Malaria symptoms and pathology are initiated by invasion of host erythrocytes by Plasmodium merozoites in a complex process that involves interactions between parasite and host erythrocyte proteins. Erythrocyte invasion presents attractive targets for malaria vaccine and drug development. Recently it was observed that antibodies against PfMSA180 (PF3D7_1014100) are associated with protection from symptomatic malaria, suggesting that this protein is a target of naturally acquired protective antibodies. Here we characterize PfMSA180, a ~170 kDa merozoite surface antigen that is potentially involved in erythrocyte invasion. PfMSA180 synthesized by the wheat germ cell-free system was used to raise antibodies in rabbits. Growth inhibition assays revealed that parasite invasion is inhibited by antibodies to the PfMSA180 C-terminal region, which contains an erythrocyte-binding domain.
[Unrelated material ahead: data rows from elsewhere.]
@@ -324,7 +327,7 @@
                                                              int pend_n, long pend_stride, const float* __restrict__ g,
                                                              const float* __restrict__ b, bf16_t* __restrict__ out,
                                                              float* __restrict__ x_out, int M, int K, float eps,
-                                                             float* __restrict__ mean_out) {
+                                                             float* __restrict__ mean_out, int out_packed) {
   const int lane = threadIdx.x & 63;
   const int m = blockIdx.x * 4 + (threadIdx.x >> 6);
   if (m >= M) return;
@@ -365,7 +368,7 @@
 #pragma unroll
   for (int i = 0; i < NS; i++) {
     const int idx = lane + 64 * i;
-    if (idx < nv) ((uint2*)(out + (long)m * K))[idx] = ln_pack4(v[i], mean, rstd, gg[i], bb[i]);
+    if (idx < nv) *(uint2*)(out + (out_packed ? dec_frag_off(m, 4 * idx, K >> 5) : (long)m * K + 4 * idx)) = ln_pack4(v[i], mean, rstd, gg[i], bb[i]);
   }
 }
 
@@ -402,16 +405,17 @@
 
 int ccx_launch_dec_resolve_ln(ccx_ctx* ctx, const float* x, const float* pend, int pend_n, long pend_stride, const float* g,
                               const float* b, bf16_t* out, float* x_out, int M, int K, float eps, hipStream_t stream,
-                              float* mean_out) {
+                              float* mean_out, int out_packed) {
   CCX_REQUIRE(ctx, K % 4 == 0 && K <= 1280, "dec_resolve_ln: K=%d unsupported (a multiple of 4, at most 1280)", K);
+  CCX_REQUIRE(ctx, !out_packed || K % 32 == 0, "dec_resolve_ln: the fragment image needs K=%d to be a multiple of 32", K);
   CCX_REQUIRE(ctx, x_out != x, "dec_resolve_ln: x_out must not alias x");
   ccx_prof_scope ps(ctx, stream, "dec_resolve_ln_kernel", 0.0, (double)M * K * (4.0 * (1 + pend_n) + 2.0 + (x_out ? 4.0 : 0.0)));
   if (K <= 1024)
     hipLaunchKernelGGL(dec_resolve_ln_kernel<4>, dim3(ccx_cdiv(M, 4)), dim3(256), 0, stream, x, pend, pend_n, pend_stride, g, b,
-                       out, x_out, M, K, eps, mean_out);
+                       out, x_out, M, K, eps, mean_out, out_packed);
   else
     hipLaunchKernelGGL(dec_resolve_ln_kernel<5>, dim3(ccx_cdiv(M, 4)), dim3(256), 0, stream, x, pend, pend_n, pend_stride, g, b,
-                       out, x_out, M, K, eps, mean_out);
+                       out, x_out, M, K, eps, mean_out, out_packed);
   CCX_CHECK_LAUNCH(ctx);
   return CCX_OK;
 }
@@ -458,6 +462,11 @@
   return launch_dec_linear_inst<4, NT, 10, ACT, EPI>(ctx, p, ksplit, stream);
 }
 
+int ccx_dec_packed_act_switch() {
+  const char* e = getenv("CCX_DEC_PACKED_ACT");
+  return !(e && strcmp(e, "0") == 0);
+}
+
 int ccx_dec_linear_ksplit(int K, int epi) {
   if (epi == DEPI_RESOLVE) return 1;
   int ks = ccx_cdiv(K, 1024);
@@ -470,6 +479,8 @@
   CCX_REQUIRE(ctx, p.M > 0 && p.N > 0 && p.K > 0 && p.K % 32 == 0, "dec_linear: bad shape M=%d N=%d K=%d", p.M, p.N, p.K);
   CCX_REQUIRE(ctx, act == ACT_BF16 || p.K <= 1280, "dec_linear: LN/combine activation needs K <= 1280");
   CCX_REQUIRE(ctx, p.pend_n >= 0 && p.pend_n <= 4, "dec_linear: at most 4 pending slabs");
+  CCX_REQUIRE(ctx, !p.act_packed || act == ACT_BF16, "dec_linear: act_packed is taken with bf16 activations only");
+  CCX_REQUIRE(ctx, !p.out_packed || (act == ACT_BF16 && epi == DEPI_BF16_GELU && p.N % 32 == 0), "dec_linear: out_packed needs the GELU epilogue and N=%d a multiple of 32", p.N);
   const int ksplit = ccx_dec_linear_ksplit(p.K, epi);
   CCX_REQUIRE(ctx, epi == DEPI_PARTIAL || ksplit == 1, "dec_linear: K=%d needs a split-K (partial) epilogue", p.K);
   CCX_REQUIRE(ctx, ksplit <= 4, "dec_linear: K=%d would leave %d partial slabs (at most 4)", p.K, ksplit);
diff --git a/clearconverse_amd/csrc/whisper.hip b/clearconverse_amd/csrc/whisper.hip
--- a/clearconverse_amd/csrc/whisper.hip
+++ b/clearconverse_amd/csrc/whisper.hip
@@ -42,7 +42,7 @@
   int cross_stream;
   int cross_lds_pad;
   int xs_active;
-  int lnfree, xs_fuse_q, fuse_cross_q, xs_full_lines;
+  int lnfree, xs_fuse_q, fuse_cross_q, xs_full_lines, packed_act;
   int map_on, sid_on;
   int beam_size, beam_maxc;
   int lane_idx;
@@ -58,12 +58,12 @@
   int trunc_on;
   auto tie() const {
     return std::tie(b0, B, sample_len, max_prompt, select, sampling, cross_stream, cross_lds_pad, xs_active, lnfree, xs_fuse_q, fuse_cross_q,
-                    xs_full_lines, map_on, sid_on, beam_size, beam_maxc, lane_idx, stamp_level, prefill_rows, opt_mask, no_ts, sup_blank,
+                    xs_full_lines, packed_act, map_on, sid_on, beam_size, beam_maxc, lane_idx, stamp_level, prefill_rows, opt_mask, no_ts, sup_blank,
                     max_init_ts, hist_ngram, hist_pen_bits, bias_on, trunc_on);
   }
   bool operator<(const StepPlan& o) const { return tie() < o.tie(); }
 };
-static_assert(sizeof(StepPlan) == 28 * sizeof(int) && std::tuple_size<decltype(StepPlan{}.tie())>::value == 28,
+static_assert(sizeof(StepPlan) == 29 * sizeof(int) && std::tuple_size<decltype(StepPlan{}.tie())>::value == 29,
               "StepPlan: ints only, and every one of them in tie()");
 
 }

Surface plasmon resonance analysis showed that PfMSA180 specifically interacts with human erythrocyte integrin associated protein (CD47), suggesting that PfMSA180 plays a role during merozoite invasion of erythrocytes. Polymorphism analysis revealed that pfmsa180 is highly conserved among field isolates. We show that naturally acquired PfMSA180-specific antibodies responses are associated with protective immunity in a malaria-exposed Thai population. In sum, the data presented here supports further evaluation of the conserved erythrocyte-binding C-terminal region of PfMSA180 as an asexual blood-stage malaria vaccine candidate.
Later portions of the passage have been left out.